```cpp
int alo_stem_conv_pool(const void* x, const void* w_packed, const void* bias, void* y, int N, int H, int W, long stride_n,
                       long stride_c, long stride_h, long stride_w, int dtype, void* stream);

size_t alo_groupnorm_rows_workspace_bytes(int B, int HW, int groups);
int alo_groupnorm_rows(const void* x, const void* weight, const void* bias, void* y, void* workspace, int B, int HW, int C,
                       int groups, float eps, long y_batch_stride, int dtype, void* stream);
int alo_groupnorm_rows_act(const void* x, const void* weight, const void* bias, void* y, void* workspace, int B, int HW, int C,
                           int groups, float eps, long y_batch_stride, int relu, int dtype, void* stream);

int alo_upsample_add_nhwc(const void* x_low, const void* fpn, void* out, int BQ, int Q, int C, int h, int w, int H, int W, int dtype,
                          void* stream);

int alo_mask_pyramid(const void* frame_mask, int mask_is_float, unsigned char* mask_flat, float* valid_ratios, int B, int H, int W,
                     int L, const int* level_shapes_host, unsigned nearest_levels, void* stream);
int alo_encoder_reference_points(const float* valid_ratios, float* reference_points, int B, int L, const int* level_shapes_host,
                                 void* stream);

int alo_panoptic_onehot(const float* mask_logits, long long* onehot, int B, int Q, int h, int w, int H, int W, float threshold,
                        void* stream);

int alo_pos_sine_flat(const void* padding_mask, const int32_t* spatial_shapes, const int32_t* level_start_index,
                      const float* dim_t, const void* level_embed, void* out, float* workspace, int B, int S, int L,
                      int num_pos_feats, int normalize, int center, float scale, float eps, int dtype, void* stream);

int alo_bias_act_nchw(const float* x, const float* bias, float* y, int B, int C, int HW, int relu, void* stream);
int alo_gru_gate(float* zr, const float* bias_zr, const float* h, float* rh, int B, int C, int HW,
                 long h_batch_stride, long rh_batch_stride, void* stream);
int alo_gru_update(const float* q, const float* bias_q, const float* zr, float* h, float* net, int B, int C, int HW,
                   long h_batch_stride, void* stream);

#ifdef __cplusplus
}
#endif
#endif
```

Before: 928.4 frames/s.

## Fuse bottleneck conv3, downsample/residual and next block's conv1 into one kernel

Adds a fused HIP kernel for ResNet layer1-style bottlenecks (64->256 1x1). It computes conv3 with the residual add or the downsample conv, then the next block's 256->64/128 conv1 from the tile already held in LDS. The backbone loop now threads that precomputed head into the next block. This removes separate launches and an HBM round trip of the 256-channel output feeding the next conv1. The cost is a specialized kernel, heavier LDS and register use, and more complex block dispatch.

New measurement: 953.2 frames/s (median of 6 runs). 1.03x the previous value.

```diff
diff --git a/aloception-oss_amd/alo_hip/__init__.py b/aloception-oss_amd/alo_hip/__init__.py
--- a/aloception-oss_amd/alo_hip/__init__.py
+++ b/aloception-oss_amd/alo_hip/__init__.py
@@ -791,6 +791,60 @@
     return y
 
 
+CONV1X1_CHAIN, CONV1X1_CHAIN_DOWN = 2, 4
+
+
+def bottleneck_chain_enabled():
+    return os.environ.get("ALO_BOTTLENECK_CHAIN", "on").lower() not in ("off", "0")
+
+
+def _chain_map(t, channels):
+    return (t.dim() == 4 and t.is_cuda and t.dtype == torch.bfloat16 and t.shape[1] == channels and t.numel() > 0
+            and t.is_contiguous(memory_format=torch.channels_last))
+
+
+def _chain_vectors(*pairs):
+    return all(w.dtype == torch.bfloat16 and tuple(w.shape[:2]) == (cout, cin) and w.numel() == cout * cin
+               and b is not None and b.dtype == torch.bfloat16 and tuple(b.shape) == (cout,) for w, b, cout, cin in pairs)
+
+
+def conv1x1_chain_supported(mid, conv3, identity=None, down=None, nxt=None):
+    if (identity is None) == (down is None) or not bottleneck_chain_enabled() or torch.is_grad_enabled():
+        return False
+    other = identity if down is None else down[0]
+    if not (_chain_map(mid, 64) and _chain_map(other, 256 if down is None else 64) and other.shape[0] == mid.shape[0]
+            and other.shape[2:] == mid.shape[2:] and other.device == mid.device):
+        return False
+    pairs = [(*conv3, 256, 64)] + ([] if down is None else [(down[1], down[2], 256, 64)])
+    if nxt is not None:
+        if nxt[0].shape[0] not in (64, 128):
+            return False
+        pairs.append((*nxt, nxt[0].shape[0], 256))
+    return _chain_vectors(*pairs) and fusable(mid, other, *[t for w, b, _, _ in pairs for t in (w, b)])
+
+
+def conv1x1_chain(mid, conv3, identity=None, down=None, nxt=None):
+    _no_autograd("conv1x1_chain", mid, *conv3, identity, *(down or ()), *(nxt or ()))
+    if not conv1x1_chain_supported(mid, conv3, identity, down, nxt):
+        raise RuntimeError("conv1x1_chain: needs channels-last bf16 CUDA maps outside autograd, a 64 -> 256 convolution, an identity or "
+                           "a 64 -> 256 downsample convolution, a next convolution 256 -> 64 or 128, and ALO_BOTTLENECK_CHAIN not off")
+    n, _, h, w_ = mid.shape
+    n2 = 0 if nxt is None else nxt[0].shape[0]
+    parts = [*conv3, *(down[1:] if down is not None else ()), *(nxt or ())]
+    buf = derived(conv3[0], f"chain/{down is not None}/{n2}", parts, lambda: torch.cat([p.reshape(-1) for p in parts]))
+    rows = n * h * w_
+    out = torch.empty(rows * (256 + n2), dtype=mid.dtype, device=mid.device)
+    other = identity if down is None else down[0]
+    nbytes = 2.0 * rows * (64 + (256 if down is None else 64) + 256 + n2)
+    flops = 2.0 * rows * 256 * (64 * (1 + (down is not None)) + n2)
+    tag = f"conv1x1_chain/{'down' if down is not None else 'res'}{f'+next{n2}' if n2 else ''}"
+    _launch("alo_conv1x1_nhwc", mid.device, tag, nbytes, flops, mid, buf, CONV1X1_CHAIN | (CONV1X1_CHAIN_DOWN if down is not None else 0) | n2,
+            None, other, out, n, h, w_, 64, 256, 1, 1, ALO_BF16)
+    y = out[:rows * 256].view(n, h, w_, 256).permute(0, 3, 1, 2)
+    z = None if nxt is None else out[rows * 256:].view(n, h, w_, n2).permute(0, 3, 1, 2)
+    return y, z
+
+
 def f32_layers_split():
     return os.environ.get("ALO_F32_LAYERS") == "split"
 
diff --git a/aloception-oss_amd/alonet/detr/backbone.py b/aloception-oss_amd/alonet/detr/backbone.py
--- a/aloception-oss_amd/alonet/detr/backbone.py
+++ b/aloception-oss_amd/alonet/detr/backbone.py
@@ -96,6 +96,9 @@
     return F.relu_(out) if relu else out
 
 
+_conv_bn = conv_bn
+
+
 class Bottleneck(nn.Module):
     expansion = 4
 
@@ -110,11 +113,41 @@
         self.relu = nn.ReLU(inplace=True)
         self.downsample = downsample
 
-    def forward(self, x):
-        identity = x if self.downsample is None else conv_bn(x, self.downsample[0], self.downsample[1])
-        out = conv_bn(x, self.conv1, self.bn1, relu=True)
+    def _chain(self, x, mid, nxt):
+        def pointwise(conv, bn):
+            return (isinstance(bn, FrozenBatchNorm2d) and conv.bias is None and conv.kernel_size == (1, 1) and conv.stride == (1, 1)
+                    and conv.padding == (0, 0) and conv.groups == 1)
+
+        if not (conv_bn is _conv_bn and alo_hip.bottleneck_chain_enabled() and not torch.is_grad_enabled()
+                and x.is_cuda and x.dtype == torch.bfloat16 and pointwise(self.conv3, self.bn3)
+                and alo_hip.fusable(x, mid, self.conv3, self.bn3, self.downsample)):
+            return None
+        down = identity = head = None
+        if self.downsample is None:
+            identity = x
+        elif len(self.downsample) == 2 and pointwise(self.downsample[0], self.downsample[1]):
+            down = (x, *folded_conv_bn(self.downsample[0], self.downsample[1]))
+        else:
+            return None
+        if isinstance(nxt, Bottleneck) and pointwise(nxt.conv1, nxt.bn1) and alo_hip.fusable(x, nxt.conv1, nxt.bn1):
+            head = folded_conv_bn(nxt.conv1, nxt.bn1)
+            if head[0].shape[0] not in (64, 128):
+                head = None
+        if down is None and head is None:
+            return None
+        args = (mid, folded_conv_bn(self.conv3, self.bn3), identity, down, head)
+        return args if alo_hip.conv1x1_chain_supported(*args) else None
+
+    def forward(self, x, head=None, nxt=None):
+        out = conv_bn(x, self.conv1, self.bn1, relu=True) if head is None else head
         out = conv_bn(out, self.conv2, self.bn2, relu=True)
-        return conv_bn(out, self.conv3, self.bn3, relu=True, residual=identity)
+        chain = self._chain(x, out, nxt)
+        if chain is not None:
+            out, head = alo_hip.conv1x1_chain(*chain)
+        else:
+            identity = x if self.downsample is None else conv_bn(x, self.downsample[0], self.downsample[1])
+            out, head = conv_bn(out, self.conv3, self.bn3, relu=True, residual=identity), None
+        return out if nxt is None else (out, head)
 
 
 _DEPTHS = {"resnet50": (3, 4, 6, 3), "resnet101": (3, 4, 23, 3)}
@@ -173,7 +206,13 @@
             x = x.contiguous(memory_format=torch.channels_last)
             x = self.maxpool(conv_bn(x, self.conv1, self.bn1, relu=True))
         for name in ("layer1", "layer2", "layer3", "layer4"):
-            x = getattr(self, name)(x)
+            stage = getattr(self, name)
+            head = None
+            for i, block in enumerate(stage):
+                if i + 1 < len(stage):
+                    x, head = block(x, head=head, nxt=stage[i + 1])
+                else:
+                    x = block(x, head=head)
             if name in self.return_layers:
                 out[self.return_layers[name]] = x
         return out
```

Problem to work on → Throughout the material above, find every line holding "convolution" and copy it.

Problem solution →
+        raise RuntimeError("conv1x1_chain: needs channels-last bf16 CUDA maps outside autograd, a 64 -> 256 convolution, an identity or "
+                           "a 64 -> 256 downsample convolution, a next convolution 256 -> 64 or 128, and ALO_BOTTLENECK_CHAIN not off")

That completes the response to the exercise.